The reason why they show different prices is because you can configure your laptop from different base configuration and you cannot downgrade any of them....

So I think it is better ppl try out the configuration from both the links and choose the best priced one.... My 66k 1520 config was priced at 70k when I choose the another link with a lower base config...


----------



## nish_higher (Nov 14, 2007)

*Re: Dell Inspiron 1520 laptop review*

*img237.imageshack.us/img237/84/untitledur4.jpg

is this right??

my cousin's 2.2ghz laptop with everything better than this gives a windows rating of 4


----------



## ~Phenom~ (Nov 16, 2007)

Hi,
I have cancelled the order of my 1520 for Rs.65000 today which I placed on 7th nov. reason is I m getting the same config at 60K now. Will be placing the new order soon.


----------



## ravi_9793 (Nov 16, 2007)

^^^^^^^^
congrats..you have  saved RS. 5K


----------



## ~Phenom~ (Nov 16, 2007)

yeah , But had to wait another 25-30 days to get my lappy. 
Also, will have to have to wait 20 days to get my money back. So, It feels both sad and good for same thing.


----------



## alwynrozario (Nov 17, 2007)

Hi guys... I need little clarification. I had ordered for 160 GB HDD. My C drive capacity is 40 GB but my D drive shows only 106GB. I'm wondering what happed to rest 14 GB. Does system files require 14GB??

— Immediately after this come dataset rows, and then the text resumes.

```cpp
Graph make_graph(const BsrView &Q) {
  Graph g;
  g.n = Q.n;
  std::vector<std::vector<int>> nb((size_t)Q.n);
// ... 820 lines not shown
  P.grid = opt.grid;
  P.r = opt.r;
  PhaseBuilder pb(H, opt, P);
  for (int st = 0; st < H.nstages; ++st) {
    pb.dir = 0;
    pb.stage = st;
    pb.build();
  }
  for (int st = H.nstages - 2; st >= 0; --st) {
    pb.dir = 1;
    pb.stage = st;
    pb.build();
  }
}

void emulate_apply(const Hierarchy &H, const Plan &P, const std::vector<double> &blob, int r, const double *V, double *Z) {
  const int dh = H.dh, ts = r * dh;
  std::vector<double> TX((size_t)H.n * ts, 0.0), C((size_t)H.cbuf_tiles * ts, 0.0);
  std::vector<double> ys((size_t)std::max(P.max_ytiles, 1) * ts), slots((size_t)std::max(P.max_slots, 1) * PANEL_ROWS * r);
  for (size_t ph = 0; ph < P.phases.size(); ++ph) {
    const Phase &phs = P.phases[ph];
    for (int c = 0; c < P.grid; ++c) {
      const CtaPhase &cph = P.cta_phase[(size_t)phs.cta0 + c];
      const int s0 = cph.s0, s1 = cph.s1;
      if (s1 > s0) {
        const Step &f = P.steps[(size_t)s0];
        if (f.g0 != cph.g0 || f.g1 != cph.g1 || f.j0 != cph.j0 || f.j1 != cph.j1 || f.e0 != cph.e0 || f.e1 != cph.e1)
          throw std::runtime_error("nd: inline first step disagrees with the step table");
      }
      std::fill(slots.begin(), slots.end(), std::nan(""));
      for (int si = s0; si < s1; ++si) {
// ... 2 lines not shown
        for (int gi = st.g0; gi < st.g1; ++gi) {
          const Gather &g = P.gathers[(size_t)gi];
          for (int e = 0; e < ts; ++e) {
            double v = (phs.dir == 0) ? V[(size_t)g.src * ts + e] : TX[(size_t)g.src * ts + e];
            for (int k = 0; k < g.nc; ++k) {
              const int ct = (k < INLINE_CONTRIB) ? g.ci[k] : P.csrc[(size_t)(g.cext + k - INLINE_CONTRIB)];
              v -= C[(size_t)ct * ts + e];
            }
            ys[(size_t)g.ytile * ts + e] = v;
          }
        }
        for (int ji = st.j0; ji < st.j1; ++ji) {
          const Job &jb = P.jobs[(size_t)ji];
          const double *mat = blob.data() + jb.mat;
          double *sl = slots.data() + (size_t)jb.slot * PANEL_ROWS * r;
          for (int row = 0; row < PANEL_ROWS; ++row)
            for (int a = 0; a < r; ++a) {
              double acc = 0.0;
              for (int j = 0; j < jb.ncols; ++j) acc += mat[(size_t)j * PANEL_ROWS + row] * ys[(size_t)(jb.ycol + j) * r + a];
              if (jb.accum) sl[row * r + a] += acc; else sl[row * r + a] = acc;
            }
        }
        for (int ei = st.e0; ei < st.e1; ++ei) {
          const Epi &ep = P.epis[(size_t)ei];
          for (int cc = 0; cc < dh; ++cc)
            for (int a = 0; a < r; ++a) {
              const int e = cc * r + a, row = ep.half * dh + cc;
              double sum = 0.0;
              for (int k = 0; k < ep.nslots; ++k) sum += slots[(size_t)(ep.slot0 + k) * PANEL_ROWS * r + row * r + a];
              if (ep.kind == EPI_F_OWN) {
                TX[(size_t)ep.out * ts + e] = sum;
              } else if (ep.kind == EPI_F_BND) {
                for (int k = 0; k < ep.nc; ++k) {
                  const int ct = (k < INLINE_CONTRIB) ? ep.ci[k] : P.csrc[(size_t)(ep.cext + k - INLINE_CONTRIB)];
// ... 9 lines not shown
                Z[(size_t)ep.aux * ts + e] = x;
              }
            }
        }
      }
    }
  }
}

std::string describe(const Hierarchy &H, const Plan &P) {
  std::ostringstream os;
  os << "nd: n=" << H.n << " depth=" << H.nd_depth << " cuts=[";
  for (size_t k = 0; k < H.cuts.size(); ++k) os << (k ? "," : "") << H.cuts[k];
  os << "] stages=" << H.nstages << " nodes=" << H.nodes.size() << " blob=" << (H.blob_doubles * 8) / 1e6 << "MB phases=" << P.phases.size()
     << " bytes/apply=" << P.bytes_per_apply / 1e6 << "MB steps=" << P.steps.size() << " jobs=" << P.jobs.size() << " epis=" << P.epis.size()
     << " max_ytiles=" << P.max_ytiles << " max_slots=" << P.max_slots;
  for (int st = 0; st < H.nstages; ++st) {
    int cnt = 0, smax = 0, bmax = 0;
    for (const MacroNode &m : H.nodes)
      if (m.stage == st) { ++cnt; smax = std::max(smax, (int)m.own.size()); bmax = std::max(bmax, (int)m.bnd.size()); }
    os << " | stage " << st << ": " << cnt << " nodes, own<=" << smax << " bnd<=" << bmax;
  }
  return os.str();
}

}
}
```

dpo_b200/csrc/nd_precond.h:

```cpp
#pragma once
#include <cstdint>
#include <string>
#include <vector>

namespace dpgo {
namespace nd {

struct Step { int g0, g1, j0, j1, e0, e1, pad0, pad1; };
struct CtaPhase { int s0, s1; int g0, g1, j0, j1, e0, e1; };
constexpr int INLINE_CONTRIB = 4;
struct Gather { int ytile; int src; int nc; int cext; int ci[INLINE_CONTRIB]; };
struct Job { long long mat; int ncols; int ycol; int slot; int accum; int pad0, pad1; };
struct Epi { int kind; int slot0; int nslots; int half; int out; int aux; int nc; int cext; int ci[INLINE_CONTRIB]; };
enum EpiKind { EPI_F_OWN = 0, EPI_F_BND = 1, EPI_B_OWN = 2, EPI_ROOT = 3 };
struct Phase { int dir; int stage; int cta0; int pad; };
constexpr int MAX_PHASES = 16;

constexpr int PANEL_ROWS = 8;

struct Options {
  int grid = 132;
  int r = 5;
  int warps = 16;
  int leaf_size = 12;
  int max_cuts = 3;
  int ycap_tiles = 600;
  int slot_cap = 240;
  double t_phase_us = 3.5;
  double t_tile_us = 0.012;
  double bw_gbs = 3000.0;
  int force_ncuts = -1;
  double shift = 0.1;
};
// ... 21 lines not shown
  std::vector<int> cuts;
  int nd_depth = 0;
};

struct Plan {
  std::vector<Phase> phases;
  std::vector<CtaPhase> cta_phase;
  std::vector<Step> steps;
  std::vector<Gather> gathers;
  std::vector<Job> jobs;
  std::vector<Epi> epis;
  std::vector<int> csrc;
  int grid = 0, r = 0;
  int max_ytiles = 0, max_slots = 0;
  int64_t bytes_per_apply = 0;
};

struct BsrView { int n; int dh; const int *rowptr; const int *bcol; const double *bval; };
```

**picfront.org/d/JZoWe2Sv/CDrive.jpg


*picfront.org/d/wBgaSuC2ZS/DDrive.jpg

Please clarify... Thanks!!!


----------



## ravi_9793 (Nov 17, 2007)

^^^^^^^^^
that is not a issue.It is alright.


----------



## ~Phenom~ (Nov 17, 2007)

Edited.


----------



## a_k_s_h_a_y (Nov 18, 2007)

this laptop is damn cool

i wish i buy this soon as my PC is real old
192 MB RAM , PIII 1 Ghz PC
And Yes My PC Has A CD ROM !!!
no dvd rom or cd rw


----------



## ~Phenom~ (Nov 19, 2007)

Update: I placed the new order of Dell 1520 today at 60,000. I think I will get my lappy and money of previous order back at around at same time.


----------



## ravi_9793 (Nov 20, 2007)

~Phenom~ said:
			
		

> Update: I placed the new order of Dell 1520 today at 60,000. I think I will get my lappy and money of previous order back at around at same time.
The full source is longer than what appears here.